------ DATA EXCERPTS
__device__ __forceinline__ float dot4(float4 w, float4 x, float acc) {
    acc = fmaf(w.x, x.x, acc);
    acc = fmaf(w.y, x.y, acc);
    acc = fmaf(w.z, x.z, acc);
    return fmaf(w.w, x.w, acc);
}
__device__ __forceinline__ float4 ld4(const float* p) { return *reinterpret_cast<const float4*>(p); }
__device__ __forceinline__ void pin4(float4& a, float4& b, float4& c, float4& d) {
    asm volatile("" : "+v"(a.x), "+v"(a.y), "+v"(a.z), "+v"(a.w), "+v"(b.x), "+v"(b.y), "+v"(b.z), "+v"(b.w), "+v"(c.x),
                 "+v"(c.y), "+v"(c.z), "+v"(c.w), "+v"(d.x), "+v"(d.y), "+v"(d.z), "+v"(d.w));
}
__device__ __forceinline__ float sum32_dpp(float v) {
    v += dpp_move<0x111, 0xf>(v, 0.f);
    v += dpp_move<0x112, 0xf>(v, 0.f);
    v += dpp_move<0x114, 0xf>(v, 0.f);
    v += dpp_move<0x118, 0xf>(v, 0.f);
    v += dpp_move<0x142, 0xa>(v, 0.f);
    return v;
}

__device__ __forceinline__ int res_window(int k, int nn, int L) {
    if (k == 0) return nn >= 2 ? nn - 2 : nn - 2 + L;
    const int clo = nn >= 1 ? nn - 1 : L - 1, chi = min(nn + 2, L - 1);
    const int p = clo + k - 1;
    return p <= chi ? p : -1;
}
__device__ __forceinline__ int res_candidate(int s, int nn, int np, int L) {
    if (s < 5) return res_window(s, nn, L);
    if (s >= 15) return -1;
    const int p = res_window((s - 5) >> 1, np, L);
    if (p < 0) return -1;
    const int q = p + ((s - 5) & 1);
    return q < L ? q : -1;
}

__device__ __forceinline__ int res_part_slot(int sl, int k) { return sl * 32 + k; }

struct ResWin {
    int cx, clo, chi;
    bool in[4];
    bool iscx[4];
    bool pre, post;
};
__device__ __forceinline__ ResWin res_win(int n, int L) {
    ResWin w;
    w.cx = n >= 2 ? n - 2 : n - 2 + L;
    w.clo = n >= 1 ? n - 1 : L - 1;
    w.chi = min(n + 2, L - 1);
#pragma unroll
    for (int k = 0; k < 4; ++k) {
        w.in[k] = w.clo + k <= w.chi;
        w.iscx[k] = w.in[k] && w.clo + k == w.cx;
    }
    w.pre = w.cx < w.clo;
    w.post = w.cx > w.chi;
    return w;
}
__device__ __forceinline__ void res_weights(const ResWin& w, float rm, const float (&c)[4], float& wcx, float (&ww)[4]) {
    float aw[4];
#pragma unroll
    for (int k = 0; k < 4; ++k) aw[k] = (w.in[k] && !w.iscx[k]) ? c[k] : 0.f;
    const float rs = ((aw[0] + aw[1]) + aw[2]) + aw[3];
    const float vx = 0.01f * rm;
    const float denom = rs + vx;
    const float inv = 1.f / denom;
    wcx = vx * inv;
#pragma unroll
    for (int k = 0; k < 4; ++k) ww[k] = aw[k] * inv;
}
__device__ __forceinline__ float res_context(const ResWin& w, float wcx, const float (&ww)[4], float ex,
                                             const float (&erow)[4]) {
    const float px = wcx * ex;
    float ctx = 0.f;
    ctx = w.pre ? ctx + px : ctx;
#pragma unroll
    for (int k = 0; k < 4; ++k) {
        const float s = ctx + (w.iscx[k] ? px : ww[k] * erow[k]);
        ctx = w.in[k] ? s : ctx;
    }
    ctx = w.post ? ctx + px : ctx;
    return ctx;
}
template <bool SEL = false>
__device__ __forceinline__ float res_weight_at(const ResWin& w, float wcx, const float (&ww)[4], int p) {
    int d = p - w.clo;
    if (SEL) asm volatile("" : "+v"(d));
    const float w0 = ww[0], w1 = ww[1], w2 = ww[2], w3 = ww[3];
    float v = w0;
    v = d == 1 ? w1 : v;
    v = d == 2 ? w2 : v;
    v = d >= 3 ? w3 : v;
    v = (d >= 0 && p <= w.chi) ? v : 0.f;
    return p == w.cx ? wcx : v;
}
__device__ __forceinline__ int res_tail_next(const ResWin& w, float wcx, const float (&ww)[4], int L, float& tail) {
    tail = res_weight_at<true>(w, wcx, ww, L - 2) + res_weight_at<true>(w, wcx, ww, L - 1);
    float bv = 0.f;
    int bi = -1;
    auto consider = [&](bool present, int p, float wp) {
        const bool take = present && p <= L - 2 && wp > bv;
        bv = take ? wp : bv;
        bi = take ? p : bi;
    };
    consider(w.pre, w.cx, wcx);
#pragma unroll
    for (int k = 0; k < 4; ++k) consider(w.in[k], w.clo + k, w.iscx[k] ? wcx : ww[k]);
    consider(w.post, w.cx, wcx);
    return bi >= 0 ? bi + 1 : 0;
}

constexpr int SM_WDL = 16 * 16 * 32 * 4;
constexpr int SM_ST = 64;
constexpr int SM_RQ = 4 * 64 * 4;
constexpr int SM_RM = 2 * 6 * 64 * 4 + 2 * 256;
constexpr int SM_PROF = 2 * 16;
constexpr int SM_FLOATS = SM_WDL + HATT + HDEC + (ENC + 16) + PRE + ADIM + 16 + 16 + SM_ST + SM_RQ + SM_RM + SM_PROF + PRE;
static_assert(SM_RQ >= 3 * RES_LMAX + 2 * RES_WAVES + 16 + ADIM, "synthesis form: attention scratch");
static_assert(SM_RQ >= 2 * (RES_LMAX + 32) + RES_LMAX + RES_WAVES, "general attention form: weights, energies");
static_assert(SM_RM >= 2 * 6 * 64 * 4 + RES_LMAX + 32, "general attention form: cumulative weights");
static_assert(HDEC >= 4 * RES_LMAX, "full evaluation: four waves' partials in xh_dec");
static_assert(RES_LMAX == 4 * 64 && RES_LMAX == 32 * RES_WAVES, "4 positions per lane, one per wave of 32 CUs");
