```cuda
__host__ inline size_t lf_smem_bytes(int shape, int max_m) {
  return sizeof(double) * (size_t)(LF_NB + 1) * lf_panel_ld(max_m) + (shape == BGP_SHAPE_GENERIC ? sizeof(DevProgram) : 0);
}

template <int SHAPE>
inline void leaf_factor_launch_shape(int n_leaves, int max_m, cudaStream_t s, const DevProgram* prog, const double* x,
                                     const double* diag, const LeafDesc* leaves, double* L, double* leaf_logdet) {
  const size_t smem = lf_smem_bytes(SHAPE, max_m);
  cudaFuncSetAttribute(leaf_factor_kernel<SHAPE>, cudaFuncAttributeMaxDynamicSharedMemorySize, (int)smem);
  leaf_factor_kernel<SHAPE><<<n_leaves, LF_THREADS, smem, s>>>(prog, x, diag, leaves, L, leaf_logdet, lf_panel_ld(max_m));
}

inline void leaf_factor_launch(int shape, int n_leaves, int max_m, cudaStream_t s, const DevProgram* prog,
                               const double* x, const double* diag, const LeafDesc* leaves, double* L,
                               double* leaf_logdet) {
  BGP_SHAPE_SWITCH(shape, (leaf_factor_launch_shape<SHAPE>(n_leaves, max_m, s, prog, x, diag, leaves, L, leaf_logdet)));
}

}
```

Measured before the change: 21.84 million.

## Add DMMA tensor-core leaf solve kernel for wide right-hand-side blocks

```diff
diff --git a/george_b200/csrc/hodlr.cu b/george_b200/csrc/hodlr.cu
--- a/george_b200/csrc/hodlr.cu
+++ b/george_b200/csrc/hodlr.cu
@@ -103,7 +103,6 @@
   DevBuf<NodeDesc> d_nodes;
   DevBuf<PanelTile> d_ptiles;
   int small_limit = SS_MAX_N;
-  bool leaf_cols_wide = false;
   DevBuf<int> d_idx, d_piv_rows, d_piv_cols, d_ticket, d_chain_done, d_ncols_by_depth;
   DevBuf<uint32_t> d_chain_state;
   DevBuf<A2Node> d_a2nodes;
@@ -162,6 +161,8 @@
 
 static bool leaf_solve_fits(int max_leaf, int cols) { return sizeof(double) * (size_t)max_leaf * cols <= LS_SMEM_MAX; }
 
+constexpr int LSD_MIN_COLS = 8;
+
 static void set_sweep_func_attrs() {
   static std::atomic<uint64_t> done{0};
   int dev = 0;
@@ -172,7 +173,8 @@
   cudaFuncSetAttribute(leaf_solve_kernel<2>, cudaFuncAttributeMaxDynamicSharedMemorySize, (int)LS_SMEM_MAX);
   cudaFuncSetAttribute(leaf_solve_kernel<4>, cudaFuncAttributeMaxDynamicSharedMemorySize, (int)LS_SMEM_MAX);
   cudaFuncSetAttribute(leaf_solve_kernel<LS_COLS>, cudaFuncAttributeMaxDynamicSharedMemorySize, (int)LS_SMEM_MAX);
-  cudaFuncSetAttribute(leaf_solve_kernel<LS_COLS_WIDE>, cudaFuncAttributeMaxDynamicSharedMemorySize, (int)LS_SMEM_MAX);
+  cudaFuncSetAttribute(leaf_solve_dmma_kernel, cudaFuncAttributeMaxDynamicSharedMemorySize,
+                       (int)lsd_smem_bytes(LSD_MAX_LEAF));
   cudaFuncSetAttribute(small_solve_kernel, cudaFuncAttributeMaxDynamicSharedMemorySize, 160 * 1024);
   done.fetch_or(bit, std::memory_order_relaxed);
 }
@@ -194,8 +196,13 @@
   const int nl = (int)h->leaves.size();
   if (nl == 0 || max_cols == 0) return BGP_OK;
   const int m = h->max_leaf;
-  if (h->leaf_cols_wide && max_cols > LS_COLS && leaf_solve_fits(m, LS_COLS_WIDE))
-    return leaf_solve_launch<LS_COLS_WIDE>(h, X, ldx, ncols_by_depth, ncols_fixed, max_cols, s);
+  if (max_cols > LSD_MIN_COLS && m <= LSD_MAX_LEAF) {
+    const int ngroups = (max_cols + LSD_COLS - 1) / LSD_COLS;
+    leaf_solve_dmma_kernel<<<(unsigned)(h->leaves.size() * (size_t)ngroups), LSD_THREADS, lsd_smem_bytes(m), s>>>(
+        h->d_leaves.p, h->d_L.p, X, ldx, ncols_by_depth, ncols_fixed, m, ngroups);
+    BGP_LAUNCH_CHECK();
+    return BGP_OK;
+  }
   int cols = max_cols <= 1 ? 1 : max_cols <= 2 ? 2 : max_cols <= 4 ? 4 : LS_COLS;
   while (cols > 1 && !leaf_solve_fits(m, cols)) cols /= 2;
   if (!leaf_solve_fits(m, cols)) {
@@ -552,8 +559,6 @@
   set_sweep_func_attrs();
   h->small_limit = SS_MAX_N;
   if (const char* e = getenv("BGP_SMALL_RANK_LIMIT")) h->small_limit = std::min(SS_MAX_N, atoi(e));
-  h->leaf_cols_wide = false;
-  if (const char* e = getenv("BGP_LEAF_COLS")) h->leaf_cols_wide = atoi(e) > LS_COLS;
 
   h->nodes.clear(); h->leaves.clear(); h->levels.clear();
   h->nodes.reserve(2 * (size_t)(n / std::max(1, o.min_size)) + 8);
diff --git a/george_b200/csrc/hodlr_kernels.cuh b/george_b200/csrc/hodlr_kernels.cuh
--- a/george_b200/csrc/hodlr_kernels.cuh
+++ b/george_b200/csrc/hodlr_kernels.cuh
@@ -177,12 +177,11 @@
 
 constexpr int LS_THREADS = 256;
 constexpr int LS_COLS = 8;
-constexpr int LS_COLS_WIDE = 32;
 constexpr int LS_NB = 32;
 constexpr int LS_BATCH = 4;
 
 template <int COLS>
-__global__ void __launch_bounds__(LS_THREADS, COLS <= LS_COLS ? 3 : 1) leaf_solve_kernel(const LeafDesc* __restrict__ leaves,
+__global__ void __launch_bounds__(LS_THREADS, 3) leaf_solve_kernel(const LeafDesc* __restrict__ leaves,
                                                                 const double* __restrict__ Lbuf,
                                                                 double* __restrict__ X, int64_t ldx,
                                                                 const int* __restrict__ ncols_by_depth, int ncols_fixed,
diff --git a/george_b200/csrc/hodlr_leaf.cuh b/george_b200/csrc/hodlr_leaf.cuh
--- a/george_b200/csrc/hodlr_leaf.cuh
+++ b/george_b200/csrc/hodlr_leaf.cuh
@@ -163,4 +163,177 @@
   BGP_SHAPE_SWITCH(shape, (leaf_factor_launch_shape<SHAPE>(n_leaves, max_m, s, prog, x, diag, leaves, L, leaf_logdet)));
 }
 
-}
+constexpr int LSD_THREADS = 256;
+constexpr int LSD_COLS = 32;
+constexpr int LSD_NB = 32;
+constexpr int LSD_MAX_LEAF = 256;
+
+__host__ __device__ inline int lsd_x_ld(int max_m) { return ((max_m + 31) / 32) * 32 + 4; }
+__host__ __device__ inline int lsd_l_ld(int max_m) { return ((max_m + 15) / 16) * 16 + 4; }
+__host__ inline size_t lsd_smem_bytes(int max_m) {
+  return sizeof(double) * ((size_t)LSD_COLS * lsd_x_ld(max_m) + 2 * (size_t)LSD_NB * lsd_l_ld(max_m) +
+                           (size_t)LSD_NB * (LSD_NB + 1));
+}
+
+__device__ __forceinline__ void cp_async16_cg(void* smem, const void* gmem) {
+  asm volatile("cp.async.cg.shared.global [%0], [%1], 16;\n" ::"r"(smem_u32(smem)), "l"(gmem));
+}
+
+__device__ __forceinline__ void lsd_stage(double* st, int lds, const double* A, int m, int kb, int nb, bool v16) {
+  const int rows = m - kb;
+  if (v16) {
+    const int nch = rows >> 1;
+    for (int t = threadIdx.x; t < nb * nch; t += LSD_THREADS) {
+      const int k = t / nch, p = t - k * nch;
+      cp_async16_cg(st + k * lds + 2 * p, A + (int64_t)(kb + k) * m + kb + 2 * p);
+    }
+  } else {
+    for (int t = threadIdx.x; t < nb * rows; t += LSD_THREADS) {
+      const int k = t / rows, i = t - k * rows;
+      cp_async8(st + k * lds + i, A + (int64_t)(kb + k) * m + kb + i, true);
+    }
+  }
+}
+
+__global__ void __launch_bounds__(LSD_THREADS, 1) leaf_solve_dmma_kernel(const LeafDesc* __restrict__ leaves,
+                                                                         const double* __restrict__ Lbuf,
+                                                                         double* __restrict__ X, int64_t ldx,
+                                                                         const int* __restrict__ ncols_by_depth,
+                                                                         int ncols_fixed, int max_m, int ngroups) {
+  extern __shared__ __align__(16) double lsd_smem[];
+  const int ldX = lsd_x_ld(max_m), ldS = lsd_l_ld(max_m);
+  double* xs = lsd_smem;
+  double* stg = xs + LSD_COLS * ldX;
+  double(*sD)[LSD_NB + 1] = reinterpret_cast<double(*)[LSD_NB + 1]>(stg + 2 * LSD_NB * ldS);
+  const LeafDesc lf = leaves[blockIdx.x / ngroups];
+  const int ncols = ncols_by_depth ? ncols_by_depth[lf.depth] : ncols_fixed;
+  const int c0 = (blockIdx.x % ngroups) * LSD_COLS;
+  if (c0 >= ncols) return;
+  const int nc = min(LSD_COLS, ncols - c0);
+  const int m = lf.size;
+  const double* A = Lbuf + lf.off;
+  const bool v16 = (reinterpret_cast<uintptr_t>(A) & 15) == 0 && (m & 1) == 0;
+  const int lane = threadIdx.x & 31, warp = threadIdx.x >> 5;
+  const int lr = lane >> 2, lc = lane & 3;
+  const int nblk = (m + LSD_NB - 1) / LSD_NB, mr = nblk * LSD_NB;
+  const int nsteps = 2 * nblk;
+
+  lsd_stage(stg, ldS, A, m, 0, min(LSD_NB, m), v16);
+  cp_async_commit();
+  for (int t = threadIdx.x; t < mr * LSD_COLS; t += LSD_THREADS) {
+    const int i = t % mr, c = t / mr;
+    xs[c * ldX + i] = (c < nc && i < m) ? X[(int64_t)(c0 + c) * ldx + lf.start + i] : 0.0;
+  }
+  for (int s = 0; s < nsteps; ++s) {
+    const bool fwd = s < nblk;
+    const int kb = (fwd ? s : nsteps - 1 - s) * LSD_NB;
+    const int nb = min(LSD_NB, m - kb), R = m - kb - nb;
+    const double* st = stg + (s & 1) * LSD_NB * ldS;
+    cp_async_wait<0>();
+    __syncthreads();
+    if (s + 1 < nsteps) {
+      const int kn = (s + 1 < nblk ? s + 1 : nsteps - 2 - s) * LSD_NB;
+      lsd_stage(stg + ((s + 1) & 1) * LSD_NB * ldS, ldS, A, m, kn, min(LSD_NB, m - kn), v16);
+    }
+    cp_async_commit();
+    if (fwd) {
+      {
+        double l[LSD_NB], y[LSD_COLS / 8];
+#pragma unroll
+        for (int k = 0; k < LSD_NB; ++k) l[k] = (lane > k && lane < nb) ? st[k * ldS + lane] : 0.0;
+#pragma unroll
+        for (int j = 0; j < LSD_COLS / 8; ++j) y[j] = xs[(warp + 8 * j) * ldX + kb + lane];
+#pragma unroll
+        for (int k = 0; k < LSD_NB; ++k)
+#pragma unroll
+          for (int j = 0; j < LSD_COLS / 8; ++j) y[j] -= l[k] * __shfl_sync(0xffffffffu, y[j], k);
+        if (lane < nb)
+#pragma unroll
+          for (int j = 0; j < LSD_COLS / 8; ++j) xs[(warp + 8 * j) * ldX + kb + lane] = y[j];
+      }
+      __syncthreads();
+      if (R > 0) {
+        double bf[LSD_NB / 4][4];
+#pragma unroll
+        for (int kk = 0; kk < LSD_NB / 4; ++kk)
+#pragma unroll
+          for (int n = 0; n < 4; ++n) bf[kk][n] = xs[(n * 8 + lr) * ldX + kb + kk * 4 + lc];
+        for (int t = warp * 8; t < R; t += 64) {
+          double acc[4][2];
+#pragma unroll
+          for (int n = 0; n < 4; ++n) { acc[n][0] = 0.0; acc[n][1] = 0.0; }
+#pragma unroll
+          for (int kk = 0; kk < LSD_NB / 4; ++kk) {
+            const double af = st[(kk * 4 + lc) * ldS + LSD_NB + t + lr];
+#pragma unroll
+            for (int n = 0; n < 4; ++n) dmma884(acc[n][0], acc[n][1], af, bf[kk][n]);
+          }
+          const int i = kb + LSD_NB + t + lr;
+          if (i < m)
+#pragma unroll
+            for (int n = 0; n < 4; ++n)
+#pragma unroll
+              for (int e = 0; e < 2; ++e) xs[(n * 8 + 2 * lc + e) * ldX + i] -= acc[n][e];
+        }
+      }
+    } else {
+      for (int t = threadIdx.x; t < LSD_NB * LSD_NB; t += LSD_THREADS) {
+        const int i = t % LSD_NB, k = t / LSD_NB;
+        sD[i][k] = (i < nb && k < nb && i > k) ? st[k * ldS + i] : 0.0;
+      }
+      {
+        const int kt = (warp & 3) * 8, ct = (warp >> 2) * 16;
+        double acc[2][2][2];
+#pragma unroll
+        for (int h = 0; h < 2; ++h)
+#pragma unroll
+          for (int n = 0; n < 2; ++n) { acc[h][n][0] = 0.0; acc[h][n][1] = 0.0; }
+        const double* Ak = st + (kt + lr) * ldS + LSD_NB;
+        const double* B0 = xs + (ct + lr) * ldX + kb + LSD_NB;
+        const double* B1 = B0 + 8 * ldX;
+        for (int r0 = 0; r0 < R; r0 += 8) {
+#pragma unroll
+          for (int h = 0; h < 2; ++h) {
+            const int r = r0 + 4 * h + lc;
+            const double af = r < R ? Ak[r] : 0.0;
+            dmma884(acc[h][0][0], acc[h][0][1], af, B0[r]);
+            dmma884(acc[h][1][0], acc[h][1][1], af, B1[r]);
+          }
+        }
+        const int k = kt + lr;
+        if (k < nb) {
+          const double d = st[k * ldS + k];
+#pragma unroll
+          for (int n = 0; n < 2; ++n)
+#pragma unroll
+            for (int e = 0; e < 2; ++e) {
+              double* p = xs + (ct + n * 8 + 2 * lc + e) * ldX + kb + k;
+              *p = *p / d - (acc[0][n][e] + acc[1][n][e]);
+            }
+        }
+      }
+      __syncthreads();
+      {
+        double l[LSD_NB], y[LSD_COLS / 8];
+#pragma unroll
+        for (int i = 0; i < LSD_NB; ++i) l[i] = sD[i][lane];
+#pragma unroll
+        for (int j = 0; j < LSD_COLS / 8; ++j) y[j] = xs[(warp + 8 * j) * ldX + kb + lane];
+#pragma unroll
+        for (int i = LSD_NB - 1; i >= 0; --i)
+#pragma unroll
+          for (int j = 0; j < LSD_COLS / 8; ++j) y[j] -= l[i] * __shfl_sync(0xffffffffu, y[j], i);
+        if (lane < nb)
+#pragma unroll
+          for (int j = 0; j < LSD_COLS / 8; ++j) xs[(warp + 8 * j) * ldX + kb + lane] = y[j];
+      }
+    }
+  }
+  __syncthreads();
+  for (int t = threadIdx.x; t < m * nc; t += LSD_THREADS) {
+    const int i = t % m, c = t / m;
+    X[(int64_t)(c0 + c) * ldx + lf.start + i] = xs[c * ldX + i];
+  }
+}
+
+}
```

Result: faster. 24.00 million (median of 6 runs) (+9.9%).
------------
◆ TASK INSTRUCTIONS:
Your task is to copy each line of the data above that holds "Lbuf".

◆ TASK RESPONSE:
                                                                 const double* __restrict__ Lbuf,
+                                                                         const double* __restrict__ Lbuf,
+  const double* A = Lbuf + lf.off;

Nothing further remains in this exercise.